■ PROBLEM DETAILS: What is needed is every line of the data that includes the word "npairs". Please copy each one.

--- DATA TO PROCESS Enclosed Below ---

template <int M, int KD, int NG, bool I8, bool W2>
__device__ __forceinline__ void collect_segment(const ScanArgs& a, const ScanItem it, const int q0, const int nq,
                                                const uint32_t seg, float4* rl_lds, uint32_t* s_thr,
                                                const float4* s_pst, const float* s_qsc, float4* s_mt, float* s_vs,
                                                const uint32_t residue, CandChunk& cc) {
    const int lane = lane_id();
    const uint32_t dp = a.dp, ks = dp >> (I8 ? 6 : 5);
    const uint32_t count = a.count[it.list];
    const uint32_t seg_vectors = a.seg_blocks * 64;
    const uint64_t b0 = a.block_off[it.list] + (uint64_t)seg * a.seg_blocks;
    const uint32_t v0 = seg * seg_vectors;
    const uint32_t nv = min(count - v0, seg_vectors);
    const uint32_t nb = (nv + 63) >> 6;
    const int k = (int)a.k, kq = ((int)a.k + 3) / 4;
    const uint32_t* pairs = a.sorted_pair + it.pair_start + q0;
    const float cm = (float)(4 * dp + 16) * 0x1.02p-24f;
    const float cr = (float)(dp + 2) * 0x1.02p-24f;
    const float cu = 0x1.02p-23f;
    auto pair_of = [&](int g) -> uint32_t {
        const uint32_t pr = pairs[g];
        return (pr >> 16) * a.P + (pr & 0xFFFFu);
    };
    const uint4* qa_row[NG];
#pragma unroll
    for (int gg = 0; gg < NG; ++gg)
        qa_row[gg] = (const uint4*)((const char*)a.qres + (size_t)pair_of(min(16 * gg + (lane & 15), nq - 1)) * dp *
                                                              (I8 ? 1 : 2)) +
                     (lane >> 4);
    uint32_t collected = 0;
    float gthr[NG][4], gq4[NG][4];
#pragma unroll
    for (int gg = 0; gg < NG; ++gg)
#pragma unroll
        for (int r = 0; r < 4; ++r) gthr[gg][r] = gq4[gg][r] = __builtin_inff();
    const uint32_t thr_every = W2 ? a.thr_every : 1u;
    const uint32_t spl = it.pair_start + q0 + min(lane & (16 * NG - 1), nq - 1);

    const uint4* sp = a.shadow + b0 * (uint64_t)ks * 256 + lane;
    uint4 xa[KD][4], qa[NG][KD];
#pragma unroll
    for (int u = 0; u < KD; ++u) {
#pragma unroll
        for (int vt = 0; vt < 4; ++vt) xa[u][vt] = ld_nt_u4(sp + (size_t)(u * 4 + vt) * 64);
#pragma unroll
        for (int gg = 0; gg < NG; ++gg) qa[gg][u] = qa_row[gg][4 * (u % ks)];
    }
    using AccT = std::conditional_t<I8, i32x4, f32x4>;
    for (uint32_t j = 0; j < nb; ++j) {
        const uint64_t mslot = (b0 + j) * 64 + lane;
        const float4 mt_l = a.meta[mslot];
        float vs_l = 0.0f;
        if constexpr (I8) vs_l = a.sscale[mslot];
        const bool thr_now = j % thr_every == 0;
        uint32_t gt_l = 0u;
        uint4 t4_l = make_uint4(0u, 0u, 0u, 0u);
        if (thr_now) {
            gt_l = a.thr[spl];
            t4_l = *(const uint4*)(a.thr4 + (size_t)spl * 4);
        }
        const bool reserve = !cc.pending && cc.left < kCandChunk / 2;
        uint32_t reply = 0;
        if (reserve && lane == 0) reply = atomicAdd(a.ccount, kCandChunk);
        AccT acc[NG][4];
#pragma unroll
        for (int gg = 0; gg < NG; ++gg)
#pragma unroll
            for (int vt = 0; vt < 4; ++vt) acc[gg][vt] = AccT{0, 0, 0, 0};
        for (uint32_t s0 = 0; s0 < ks; s0 += KD) {
            static_for<0, KD>([&](auto uu) {
                constexpr int u = decltype(uu)::value;
#pragma unroll
                for (int gg = 0; gg < NG; ++gg) {
                    if constexpr (I8) {
                        const i32x4 A = as_i32x4(qa[gg][u]);
#pragma unroll
                        for (int vt = 0; vt < 4; ++vt)
                            acc[gg][vt] =
                                __builtin_amdgcn_mfma_i32_16x16x64_i8(A, as_i32x4(xa[u][vt]), acc[gg][vt], 0, 0, 0);
                    } else {
                        const bf16x8 A = as_bf16x8(qa[gg][u]);
#pragma unroll
                        for (int vt = 0; vt < 4; ++vt)
                            acc[gg][vt] =
                                __builtin_amdgcn_mfma_f32_16x16x32_bf16(A, as_bf16x8(xa[u][vt]), acc[gg][vt], 0, 0, 0);
                    }
                }
                const uint64_t nxt = (uint64_t)j * ks + s0 + u + KD;
#pragma unroll
                for (int vt = 0; vt < 4; ++vt) xa[u][vt] = ld_nt_u4(sp + (nxt * 4 + vt) * 64);
#pragma unroll
                for (int gg = 0; gg < NG; ++gg) qa[gg][u] = qa_row[gg][4 * ((s0 + u + KD) % ks)];
            });
        }
        s_mt[lane] = mt_l;
        if constexpr (I8) s_vs[lane] = vs_l;
        if (reserve) {
            cc.next = __builtin_amdgcn_readfirstlane(reply);
            cc.pending = true;
        }
        float gthr_l = 0.0f, gq4_l = 0.0f;
        if (thr_now) {
            const float th4 =
                fmaxf(fmaxf(ord_dec(t4_l.x), ord_dec(t4_l.y)), fmaxf(ord_dec(t4_l.z), ord_dec(t4_l.w)));
            gthr_l = fminf(ord_dec(gt_l), th4);
            gq4_l = ord_dec(residue == 0 ? t4_l.x : residue == 1 ? t4_l.y : residue == 2 ? t4_l.z : t4_l.w);
        }
        __builtin_amdgcn_fence(__ATOMIC_RELEASE, "wavefront");
#pragma unroll
        for (int gg = 0; gg < NG; ++gg) {
            const int g0 = 16 * gg;
            float ubv[4][4];
            float4 pst[4];
            float qsc[4];
#pragma unroll
            for (int r = 0; r < 4; ++r) {
                const int gc = min(g0 + 4 * (lane >> 4) + r, nq - 1);
                pst[r] = s_pst[gc];
                if constexpr (I8) qsc[r] = s_qsc[gc];
            }
#pragma unroll
            for (int vt = 0; vt < 4; ++vt) {
                const float4 mt = s_mt[16 * vt + (lane & 15)];
                float vsc = 0.0f;
                if constexpr (I8) vsc = s_vs[16 * vt + (lane & 15)];
                const bool valid = j * 64 + 16 * vt + (lane & 15) < nv;
#pragma unroll
                for (int r = 0; r < 4; ++r) {
                    float dot;
                    if constexpr (I8) dot = (float)acc[gg][vt][r] * (qsc[r] * vsc);
                    else dot = acc[gg][vt][r];
                    const float4 ps = pst[r];
                    const float approx = M == kL2 ? (ps.x + mt.x) - 2.0f * dot : -(ps.x + dot);
                    const float an = ps.y + ps.z, bn = mt.y + mt.z;
                    const float cs = an * mt.z + ps.z * bn + ps.z * mt.z;
                    float del;
                    if (M == kL2) {
                        const float rest = 2.0f * (cs + cm * (an * bn)) + cu * (ps.x + mt.x + fabsf(approx));
                        del = rest + cr * (fabsf(approx) + rest);
                    } else {
                        del = cs + cm * (an * bn) + cr * (ps.y * mt.w) + cu * (ps.y * ps.w + an * bn + fabsf(approx));
                    }
                    del = del * 1.001f + 1e-30f;
                    const float ub = approx + del;
                    if constexpr (I8) acc[gg][vt][r] = __float_as_int(approx - del);
// ... 119 lines not shown
    }
    if (a.mstats && lane == 0) {
        atomicAdd(&a.mstats[0], (unsigned long long)collected);
        atomicAdd(&a.mstats[1], (unsigned long long)nb);
    }
}

__device__ __forceinline__ void overflow_item(const ScanArgs& a, uint32_t pair_start, uint32_t npairs, uint32_t t0,
                                              uint32_t nt) {
    for (uint32_t t = t0; t < npairs; t += nt) a.ovf[pair_start + t] = 1u;
    if (t0 == 0) a.ccount[kCtrOvf - kCtrCand] = 1u;
}

__device__ __forceinline__ void reset_rl(float4* rl_lds, int rows) {
    const int lane = lane_id();
    const float inf = __builtin_inff();
    for (int r = 0; r < rows; ++r) rl_lds[r * 64 + lane] = make_float4(inf, inf, inf, inf);
}

__device__ __forceinline__ void contribute_rl(const ScanArgs& a, const ScanItem it, const int q0, const int nq,
                                              const float4* rl_lds) {
    const int lane = lane_id();
    const int k = (int)a.k;
    for (int r = 0; r < (nq + 15) / 16 * 4; ++r) {
        const int g = 16 * (r >> 2) + 4 * (lane >> 4) + (r & 3);
        const uint32_t spi = it.pair_start + q0 + min(g, nq - 1);
        uint32_t slot = 0;
        if ((lane & 15) == 0 && g < nq) slot = atomicAdd(&a.ubcnt[spi], 1u);
        slot = __shfl(slot, lane & ~15);
        const float4 rv = rl_lds[r * 64 + lane];
        const float rl[4] = {rv.x, rv.y, rv.z, rv.w};
        if (g < nq && slot < (uint32_t)kUbLists) {
            float* dst = a.ublist + ((size_t)spi * kUbLists + slot) * k;
#pragma unroll
            for (int v = 0; v < 4; ++v) {
                const int e = 4 * (lane & 15) + v;
                if (e < k) dst[e] = rl[v];
            }
        }
    }
}

__device__ __forceinline__ void put_stamp(const ScanArgs& a, uint64_t w0, uint64_t t0, uint64_t w3) {
    const uint32_t i = atomicAdd((unsigned int*)a.stamps, 1u);
    if (i < a.stamps_cap) {
        unsigned long long* r = a.stamps + 2 + (size_t)i * 4;
        r[0] = ((uint64_t)a.stamp_batch << 40) | w0;
        r[1] = t0;
        r[2] = wall_clock64();
        r[3] = w3;
    }
}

--- End of Enclosed DATA TO PROCESS ---

■ ANSWER BOX:
__device__ __forceinline__ void overflow_item(const ScanArgs& a, uint32_t pair_start, uint32_t npairs, uint32_t t0,
    for (uint32_t t = t0; t < npairs; t += nt) a.ovf[pair_start + t] = 1u;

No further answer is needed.